== WORKING DATA

diff --git a/cpu-ray-tracer_amd/csrc/abi.cpp b/cpu-ray-tracer_amd/csrc/abi.cpp
--- a/cpu-ray-tracer_amd/csrc/abi.cpp
+++ b/cpu-ray-tracer_amd/csrc/abi.cpp
@@ -1013,6 +1013,8 @@
         HIPCK(c, ensure_event(&c->classCopied[k]));
     } else HIPCK(c, hipEventSynchronize(c->classCopied[k]));
     crt::classify_tiles(c->hScene, c->cfg.width, c->cfg.height, (uint32_t)c->tilesX, c->tileFirst, c->tileStride, c->tileCount, c->hTileClass[k]);
+    if (hook("CRT_DEBUG_NO_FLOOR_CLASS"))
+        for (uint32_t i = 0; i < c->tileCount; i++) c->hTileClass[k][i] &= (uint8_t)~crt::kTileFloorSure;
     {
         const uint8_t* cls = c->hTileClass[k];
         bool same = c->hostClass.size() == c->tileCount; uint32_t sky = 0;
@@ -3311,7 +3313,7 @@
     return CRT_OK;
 }
 
-extern "C" int crt_debug_tile_classes(crt_ctx* c, uint8_t* out, uint32_t cap)
+extern "C" int crt_debug_tile_classes_ex(crt_ctx* c, uint8_t* out, uint32_t cap)
 {
     if (!c || (!out && cap)) return CRT_ERR_INVALID;
     HIPCK(c, hipSetDevice(c->cfg.device));
@@ -3323,7 +3325,20 @@
     }
     return (int)c->tileCount;
 }
+extern "C" int crt_debug_tile_classes(crt_ctx* c, uint8_t* out, uint32_t cap)
+{
+    const int r = crt_debug_tile_classes_ex(c, out, cap);
+    for (uint32_t i = 0; r > 0 && i < cap && i < (uint32_t)r; i++) out[i] &= (uint8_t)crt::kTileNoMask;
+    return r;
+}
+extern "C" int crt_debug_tile_classes_host_ex(const float* in, uint32_t flags, int W, int H, uint32_t tileFirst, uint32_t tileStride, uint32_t tileCount, uint8_t* out);
 extern "C" int crt_debug_tile_classes_host(const float* in, uint32_t flags, int W, int H, uint32_t tileFirst, uint32_t tileStride, uint32_t tileCount, uint8_t* out)
+{
+    const int r = crt_debug_tile_classes_host_ex(in, flags, W, H, tileFirst, tileStride, tileCount, out);
+    for (uint32_t i = 0; r == CRT_OK && i < tileCount; i++) out[i] &= (uint8_t)crt::kTileNoMask;
+    return r;
+}
+extern "C" int crt_debug_tile_classes_host_ex(const float* in, uint32_t flags, int W, int H, uint32_t tileFirst, uint32_t tileStride, uint32_t tileCount, uint8_t* out)
 {
     if (!in || !out || W < 16 || H < 16 || tileStride == 0) return CRT_ERR_INVALID;
     const uint32_t tilesX = (uint32_t)(W / 16), tiles = tilesX * (uint32_t)(H / 16);
diff --git a/cpu-ray-tracer_amd/csrc/device/layout.h b/cpu-ray-tracer_amd/csrc/device/layout.h
--- a/cpu-ray-tracer_amd/csrc/device/layout.h
+++ b/cpu-ray-tracer_amd/csrc/device/layout.h
@@ -102,6 +102,9 @@
 
 constexpr uint32_t kTileNoLight = 1u, kTileNoFloor = 2u, kTileNoTree = 4u;
 constexpr uint32_t kTileSky = kTileNoLight | kTileNoFloor | kTileNoTree;
+constexpr uint32_t kTileFloorSure = 8u;
+constexpr uint32_t kTileFloor = kTileNoLight | kTileNoTree | kTileFloorSure;
+constexpr uint32_t kTileNoMask = 7u;
 
 struct Counters { unsigned long long v[8]; };
 
diff --git a/cpu-ray-tracer_amd/csrc/device/render_pool.hip b/cpu-ray-tracer_amd/csrc/device/render_pool.hip
--- a/cpu-ray-tracer_amd/csrc/device/render_pool.hip
+++ b/cpu-ray-tracer_amd/csrc/device/render_pool.hip
@@ -101,7 +101,7 @@
     const uint32_t nStreams = nOwn < (uint32_t)S ? nOwn : (uint32_t)S;
     const uint32_t tile = tileFirst + tl * tileStride;
     const uint32_t tx = tile % tilesX, ty = tile / tilesX;
-    const uint32_t tcls = tileClass ? __builtin_amdgcn_readfirstlane((uint32_t)tileClass[tl]) : 0u;
+    const uint32_t tcls = tileClass ? __builtin_amdgcn_readfirstlane((uint32_t)tileClass[tl] & (sc.depthLimit > 0 ? ~0u : ~kTileFloorSure)) : 0u;
     auto not_sky = [&]() -> bool { return fresh(tcls) != kTileSky; };
     const char* __restrict__ geom = sc.geom;
     float* __restrict__ fac = facScratch + (size_t)blockIdx.x * (15u * (uint32_t)S);
@@ -203,6 +203,23 @@
         if (lane_in(mE)) qEnd[(endT + rank_in(mE)) & kQueueMask] = (uint8_t)s;
         endT += (uint32_t)__popcll(mE);
     };
+    auto floor_ray = [&](uint64_t mAct, uint32_t s, f3 v, f3 O, uint32_t seed, uint32_t meta) {
+        if (lane_in(mAct)) {
+            const float inv = rcp_exact(sqrt_exact(dot3(v, v)));
+            const f3 D = v * inv;
+            cn.rays++;
+            if (COUNT) { if (KIND == 0) cn.interior++; else cn.tlas++; }
+            const kernarg_f pf = scene_floats(offsetof(Scene, primFloor));
+            const float t = -pf[0] / D.y;
+            stf[F_OX * S + s] = O.x; stf[F_OY * S + s] = O.y; stf[F_OZ * S + s] = O.z;
+            stf[F_DX * S + s] = D.x; stf[F_DY * S + s] = D.y; stf[F_DZ * S + s] = D.z;
+            stf[F_T * S + s] = t;
+            st[F_SEED * S + s] = seed; st[F_META * S + s] = meta | (2u << kMetaObjShift);
+            qBnc[(bncT + rank_in(mAct)) & kQueueMask] = (uint8_t)s;
+        }
+        CRT_DENS(20, __popcll(mAct));
+        bncT += (uint32_t)__popcll(mAct);
+    };
     auto world_ray = [&]() {
         tO = mk3(stf[F_OX * S + sid], stf[F_OY * S + sid], stf[F_OZ * S + sid]);
         tD = mk3(stf[F_DX * S + sid], stf[F_DY * S + sid], stf[F_DZ * S + sid]);
@@ -342,7 +359,7 @@
         }
         CRT_PSTAMP(p1); CRT_PACC(0, p0, p1);
         if (COUNT) trips++;
-        CRT_DENS(0, 1);
+        CRT_DENS(0, 1); CRT_DENS(30, tcls == kTileFloor);
 #ifdef CRT_POOL_STAMPS
         pst[9]++;
 #endif
@@ -406,7 +423,7 @@
 #ifdef CRT_POOL_DENS
                 dens[36u + CRT_LIVE_BUCKET(live)]++;
 #endif
-                CRT_DENS(9, 1); CRT_DENS(10, n); CRT_DENS_MASK(11, miss); CRT_DENS_MASK(13, act && first); CRT_DENS_MASK(25, ended && depth > 0); CRT_DENS_MASK(26, ended && depth > 1); CRT_DENS_MASK(27, ended && depth > 2);
+                CRT_DENS(9, 1); CRT_DENS(31, tcls == kTileFloor); CRT_DENS(10, n); CRT_DENS_MASK(11, miss); CRT_DENS_MASK(13, act && first); CRT_DENS_MASK(25, ended && depth > 0); CRT_DENS_MASK(26, ended && depth > 1); CRT_DENS_MASK(27, ended && depth > 2);
                 if (ended && obj >= 2) cn.meshhits++;
                 float fk[15];
 #pragma unroll
@@ -470,7 +487,8 @@
                 }
                 CRT_DENS_MASK(12, gen);
                 CRT_PSTAMP(e1); CRT_PACC(2, p2b, e1);
-                new_ray(std::true_type{}, mGen, s, v, true, camPos, seed, item);
+                if (fresh(tcls) != kTileFloor) new_ray(std::true_type{}, mGen, s, v, true, camPos, seed, item);
+                if (fresh(tcls) == kTileFloor) floor_ray(mGen, s, v, camPos, seed, item);
                 CRT_PSTAMP(e2); CRT_PACC(3, e1, e2);
                 if (ended) {
                     f3 L = miss ? tex_unpack(skyTexel) : ((depth >= sc.depthLimit) ? mk3(0, 0, 0) : mk3(24, 24, 22));
@@ -506,7 +524,7 @@
 #ifdef CRT_POOL_DENS
                 dens[40u + CRT_LIVE_BUCKET(live)]++;
 #endif
-                CRT_DENS(14, 1); CRT_DENS(15, n); CRT_DENS_MASK(16, mesh);
+                CRT_DENS(14, 1); CRT_DENS(31, tcls == kTileFloor); CRT_DENS(15, n); CRT_DENS_MASK(16, mesh);
                 rec4 s0 = {0, 0, 0, 0}, s1 = s0, s2 = s0, s3 = s0;
                 if (mesh) { const uint32_t so = sc.shadeOff + tri * 64u; s0 = ldp<0>(geom, so); s1 = ldp<1>(geom, so); s2 = ldp<2>(geom, so); s3 = ldp<3>(geom, so); cn.meshhits++; }
                 const bool inside = (meta & kMetaInside) != 0u;
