# cvxopt/cvxopt

Hardware: NVIDIA H100
Metric: kkt_factor_solve_gflops_fp64 (higher is better)
Workload: dtype f64

## Files before the change

### cvxopt_b200/csrc/chol.cu

```cuda
#include "common.cuh"
#include <cstdlib>

namespace cvxb {

namespace {

constexpr int PB = 8;
constexpr int SP = 12;
constexpr int LDM = NB + 4;
constexpr int POTF2_SMEM = (NB * LDM + NB * SP + 4 * 80) * 8;
constexpr int kGroup = 4;

template <int PAT>
__device__ __forceinline__ void sym_update(double (&acc)[4][8][2], const double *Ma, const double *Mb) {
#pragma unroll 2
    for (int kk = 0; kk < NB / 4; ++kk) {
        double a[4], bfr[8];
#pragma unroll
        for (int cf = 0; cf < 4; ++cf) a[cf] = -Ma[cf * 8 + kk * 4 * LDM];
#pragma unroll
        for (int rf = 0; rf < 8; ++rf) bfr[rf] = Mb[rf * 8 + kk * 4 * LDM];
#pragma unroll
        for (int mf = 0; mf < 2; ++mf)
#pragma unroll
            for (int rf = 0; rf < 8; ++rf) {
                if (PAT == 1 && rf < 2 * mf) continue;
                if (PAT == 2 && rf < 4 + 2 * mf) continue;
                dmma16x8x4(acc[2 * mf][rf][0], acc[2 * mf][rf][1], acc[2 * mf + 1][rf][0], acc[2 * mf + 1][rf][1],
                           a[2 * mf], a[2 * mf + 1], bfr[rf]);
            }
    }
}

__global__ void __launch_bounds__(256, 1)
potf2_inv_kernel(double *A, long long lda, int jb, double *inv, double *invT, int *info, int joff,
                 long long sA, long long sInv, const double *Tprev, long long ldt,
                 const double *invprev, unsigned long long *trace) {
    extern __shared__ __align__(16) double sm[];
    if (trace && threadIdx.x == 0) {
        unsigned long long t; asm volatile("mov.u64 %0, %%globaltimer;" : "=l"(t)); trace[0] = t;
    }
#define CVXB_STAMP(SLOT)                                                                    \
    if (trace && threadIdx.x == 0) {                                                        \
        unsigned long long t_; asm volatile("mov.u64 %0, %%globaltimer;" : "=l"(t_));       \
        trace[8 * 2048 + (SLOT)] = t_;                                                      \
    }
    A += (long long)blockIdx.x * sA; inv += (long long)blockIdx.x * sInv;
    invT += (long long)blockIdx.x * sInv; info += blockIdx.x;
    double *M = sm;
    double *P = M + NB * LDM;
    double *Dw = P + NB * SP;
    const int tid = threadIdx.x, lane = tid & 31, warp = tid >> 5;
    const int role = (0x72640531 >> (warp * 4)) & 7;
    const int wr = role & 1, wc = role >> 1;
    const int g4 = lane >> 2, t4 = lane & 3;

    double acc[4][8][2];
    if (Tprev != nullptr) {
#pragma unroll
        for (int cf = 0; cf < 4; ++cf)
#pragma unroll
            for (int rf = 0; rf < 8; ++rf) acc[cf][rf][0] = acc[cf][rf][1] = 0.0;
        const int kkmax = (wc + 1) * 8;
        {
            const bool v16 = ((ldt & 1) == 0) && ((reinterpret_cast<uintptr_t>(Tprev) & 15) == 0);
            if (v16) {
                for (int q = tid; q < NB * NB / 2; q += 256) {
                    const int c = q >> 6, r = (q & 63) * 2;
                    const int nb = (r + 1 < jb) ? 16 : (r < jb ? 8 : 0);
                    cp_async16(M + r + c * LDM, nb ? Tprev + r + (long long)c * ldt : Tprev, nb);
                }
            } else {
                for (int q = tid; q < NB * NB; q += 256) {
                    const int c = q >> 7, r = q & 127;
                    cp_async8(M + r + c * LDM, (r < jb) ? Tprev + r + (long long)c * ldt : Tprev, (r < jb) ? 8 : 0);
                }
            }
            cp_async_commit();
        }
        const double *ip = invprev + (wc * 32 + g4) + t4 * NB;
        double a0[4];
#pragma unroll
        for (int cf = 0; cf < 4; ++cf) a0[cf] = ip[cf * 8];
        cp_async_wait<0>();
        __syncthreads();
        const double *tq = M + (wr * 64 + g4) + t4 * LDM;
#pragma unroll 2
        for (int kk = 0; kk < kkmax; ++kk) {
            double a[4], bfr[8];
#pragma unroll
            for (int cf = 0; cf < 4; ++cf) a[cf] = a0[cf];
            if (kk + 1 < kkmax) {
#pragma unroll
                for (int cf = 0; cf < 4; ++cf) a0[cf] = ip[cf * 8 + (kk + 1) * 4 * NB];
            }
#pragma unroll
            for (int rf = 0; rf < 8; ++rf) bfr[rf] = tq[rf * 8 + kk * 4 * LDM];
#pragma unroll
            for (int mf = 0; mf < 2; ++mf)
#pragma unroll
                for (int rf = 0; rf < 8; ++rf)
                    dmma16x8x4(acc[2 * mf][rf][0], acc[2 * mf][rf][1], acc[2 * mf + 1][rf][0],
                               acc[2 * mf + 1][rf][1], a[2 * mf], a[2 * mf + 1], bfr[rf]);
        }
        __syncthreads();
#pragma unroll
        for (int cf = 0; cf < 4; ++cf)
#pragma unroll
            for (int rf = 0; rf < 8; ++rf)
#pragma unroll
                for (int e = 0; e < 2; ++e)
                    M[(wr * 64 + rf * 8 + t4 * 2 + e) + (wc * 32 + cf * 8 + g4) * LDM] = acc[cf][rf][e];
    }
    CVXB_STAMP(0)
#pragma unroll
    for (int cf = 0; cf < 4; ++cf)
#pragma unroll
        for (int rf = 0; rf < 8; ++rf)
#pragma unroll
            for (int e = 0; e < 2; ++e) {
                const int r = wr * 64 + rf * 8 + t4 * 2 + e, c = wc * 32 + cf * 8 + g4;
                double v = (r == c) ? 1.0 : 0.0;
                if (r < jb && c < jb && r >= c) v = A[r + (long long)c * lda];
                acc[cf][rf][e] = v;
            }
    __syncthreads();
    CVXB_STAMP(4)
    if (Tprev != nullptr) {
        const int d = wc - 2 * wr;
        const double *Ma = M + (wc * 32 + g4) + t4 * LDM;
        const double *Mb = M + (wr * 64 + g4) + t4 * LDM;
        if (d < 0) sym_update<0>(acc, Ma, Mb);
        else if (d == 0) sym_update<1>(acc, Ma, Mb);
        else if (d == 1) sym_update<2>(acc, Ma, Mb);
        __syncthreads();
    }
    CVXB_STAMP(1)
#pragma unroll 1
    for (int t = 0; t < NB / PB; ++t) {
      {
        const int c0 = t * PB;
        if (wc == (t >> 2)) {
#define CVXB_PUBLISH(CF)                                                          \
    _Pragma("unroll") for (int rf = 0; rf < 8; ++rf)                              \
        _Pragma("unroll") for (int e = 0; e < 2; ++e)                             \
            P[(wr * 64 + rf * 8 + t4 * 2 + e) * SP + g4] = acc[CF][rf][e];
            switch (t & 3) {
                case 0: CVXB_PUBLISH(0) break;
                case 1: CVXB_PUBLISH(1) break;
                case 2: CVXB_PUBLISH(2) break;
                default: CVXB_PUBLISH(3) break;
            }
#undef CVXB_PUBLISH
        }
        __syncthreads();
        if (warp == 0 && lane == 0) {
            double a[PB][PB];
#pragma unroll
            for (int i = 0; i < PB; ++i)
#pragma unroll
                for (int k = 0; k <= i; ++k) a[i][k] = P[(c0 + i) * SP + k];
            bool bad = false;
#pragma unroll
            for (int j = 0; j < PB; ++j) {
                const double piv = a[j][j];
                if (!(piv > 0.0) && !bad) {
                    atomicCAS(info, 0, joff + c0 + j + 1);
                    bad = true;
                }
                const double rs = rsqrt(piv);
                a[j][j] = piv * rs;
                Dw[64 + j] = rs;
#pragma unroll
                for (int i = j + 1; i < PB; ++i) a[i][j] *= rs;
#pragma unroll
                for (int k = j + 1; k < PB; ++k)
#pragma unroll
                    for (int i = k; i < PB; ++i) a[i][k] -= a[i][j] * a[k][j];
            }
#pragma unroll
            for (int i = 0; i < PB; ++i)
#pragma unroll
                for (int k = 0; k < PB; ++k) Dw[i * 8 + k] = (k <= i) ? a[i][k] : 0.0;
        }
        if (warp < 4) asm volatile("bar.sync 1, 128;" ::: "memory");
        if (warp < 4) {
            const double *D = Dw;
            const int r = warp * 32 + lane;
            double x[PB];
            if (r >= c0 + PB) {
#pragma unroll
                for (int j = 0; j < PB; ++j) x[j] = P[r * SP + j];
#pragma unroll
                for (int j = 0; j < PB; ++j) {
                    double v = x[j];
#pragma unroll
                    for (int k = 0; k < j; ++k) v -= x[k] * D[j * 8 + k];
                    x[j] = v * D[64 + j];
                }
            } else if (r >= c0) {
#pragma unroll
                for (int j = 0; j < PB; ++j) x[j] = (j <= r - c0) ? D[(r - c0) * 8 + j] : 0.0;
            } else {
#pragma unroll
                for (int j = 0; j < PB; ++j) x[j] = 0.0;
            }
#pragma unroll
            for (int j = 0; j < PB; ++j) P[r * SP + j] = x[j];
        }
        __syncthreads();
        if (wr * 8 + 7 > t && wc * 4 + 3 > t) {
            double a[4][2], bfr[8][2];
#pragma unroll
            for (int kk = 0; kk < 2; ++kk) {
#pragma unroll
                for (int cf = 0; cf < 4; ++cf) a[cf][kk] = -P[(wc * 32 + cf * 8 + g4) * SP + kk * 4 + t4];
#pragma unroll
                for (int rf = 0; rf < 8; ++rf) bfr[rf][kk] = P[(wr * 64 + rf * 8 + g4) * SP + kk * 4 + t4];
            }
#pragma unroll
            for (int mf = 0; mf < 2; ++mf) {
                if (wc * 4 + 2 * mf + 1 <= t) continue;
#pragma unroll
                for (int rf = 0; rf < 8; ++rf) {
                    dmma16x8x4(acc[2 * mf][rf][0], acc[2 * mf][rf][1], acc[2 * mf + 1][rf][0], acc[2 * mf + 1][rf][1],
                               a[2 * mf][0], a[2 * mf + 1][0], bfr[rf][0]);
                    dmma16x8x4(acc[2 * mf][rf][0], acc[2 * mf][rf][1], acc[2 * mf + 1][rf][0], acc[2 * mf + 1][rf][1],
                               a[2 * mf][1], a[2 * mf + 1][1], bfr[rf][1]);
                }
            }
        }
        for (int e = tid; e < NB * PB; e += 256) {
            const int r = e & (NB - 1), j = e >> 7;
            const double v = P[r * SP + j];
            M[r + (c0 + j) * LDM] = v;
            if (r >= c0 + j && r < jb && c0 + j < jb) A[r + (long long)(c0 + j) * lda] = v;
        }
        __syncthreads();
      }
    }

    CVXB_STAMP(2)
    {
        const int blk = warp * 2 + (lane >> 4);
        const int j = lane & 15;
        const int o = blk * PB;
        double x[PB];
        if (j < PB) {
#pragma unroll
            for (int i = 0; i < PB; ++i) {
                double v = (i == j) ? 1.0 : 0.0;
#pragma unroll
                for (int k = 0; k < i; ++k)
                    if (k >= j) v -= M[(o + i) + (o + k) * LDM] * x[k];
                x[i] = (i >= j) ? v / M[(o + i) + (o + i) * LDM] : 0.0;
            }
        }
        __syncwarp();
        if (j < PB) {
#pragma unroll
            for (int i = 0; i < PB; ++i) M[(o + i) + (o + j) * LDM] = x[i];
        }
    }
    __syncthreads();
    for (int s = PB; s < NB; s <<= 1) {
        const int sb = s / PB;
        const int tp = sb * sb;
        const int ntiles = (NB / (2 * s)) * tp;
#pragma unroll 1
        for (int phase = 0; phase < 2; ++phase) {
            for (int base = warp * 4; base < ntiles; base += 32) {
                double c[4][2];
                int oo[4], ti[4], tj[4];
#pragma unroll
                for (int u = 0; u < 4; ++u) {
                    const int idx = min(base + u, ntiles - 1);
                    const int pr = idx / tp, loc = idx - pr * tp;
                    ti[u] = loc % sb; tj[u] = loc / sb; oo[u] = pr * 2 * s;
                    c[u][0] = c[u][1] = 0.0;
                }
                for (int kb = 0; kb < sb; ++kb) {
#pragma unroll
                    for (int u = 0; u < 4; ++u) {
                        const bool live = phase == 0 ? (kb >= tj[u]) : (kb <= ti[u]);
                        if (!live) continue;
                        const int o = oo[u];
#pragma unroll
                        for (int kk = 0; kk < 2; ++kk) {
                            const int k = kb * 8 + kk * 4 + t4;
                            double af, bf;
                            if (phase == 0) {
                                af = M[(o + s + ti[u] * 8 + g4) + (o + k) * LDM];
                                bf = M[(o + k) + (o + tj[u] * 8 + g4) * LDM];
                            } else {
                                af = M[(o + s + ti[u] * 8 + g4) + (o + s + k) * LDM];
                                bf = M[(o + k) + (o + s + tj[u] * 8 + g4) * LDM];
                            }
                            dmma(c[u][0], c[u][1], af, bf);
                        }
                    }
                }
#pragma unroll
                for (int u = 0; u < 4; ++u) {
                    if (base + u >= ntiles) continue;
                    const int o = oo[u];
                    if (phase == 0) {
                        M[(o + ti[u] * 8 + g4) + (o + s + tj[u] * 8 + t4 * 2) * LDM] = c[u][0];
                        M[(o + ti[u] * 8 + g4) + (o + s + tj[u] * 8 + t4 * 2 + 1) * LDM] = c[u][1];
                    } else {
                        M[(o + s + ti[u] * 8 + g4) + (o + tj[u] * 8 + t4 * 2) * LDM] = -c[u][0];
                        M[(o + s + ti[u] * 8 + g4) + (o + tj[u] * 8 + t4 * 2 + 1) * LDM] = -c[u][1];
                    }
                }
            }
            __syncthreads();
        }
    }
    CVXB_STAMP(3)
    for (int e = tid; e < NB * NB; e += 256) {
        int i = e & (NB - 1), k = e >> 7;
        inv[e] = (i >= k) ? M[i + k * LDM] : 0.0;
        invT[e] = (k >= i) ? M[k + i * LDM] : 0.0;
    }
    if (trace && threadIdx.x == 0) {
        unsigned long long t; asm volatile("mov.u64 %0, %%globaltimer;" : "=l"(t)); trace[1] = t;
    }
}
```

====

## EXERCISE:
Which of the lines above hold the string "kTileNoLight"? Pick each of them out.

## ANSWER BOX:
 constexpr uint32_t kTileNoLight = 1u, kTileNoFloor = 2u, kTileNoTree = 4u;
 constexpr uint32_t kTileSky = kTileNoLight | kTileNoFloor | kTileNoTree;
+constexpr uint32_t kTileFloor = kTileNoLight | kTileNoTree | kTileFloorSure;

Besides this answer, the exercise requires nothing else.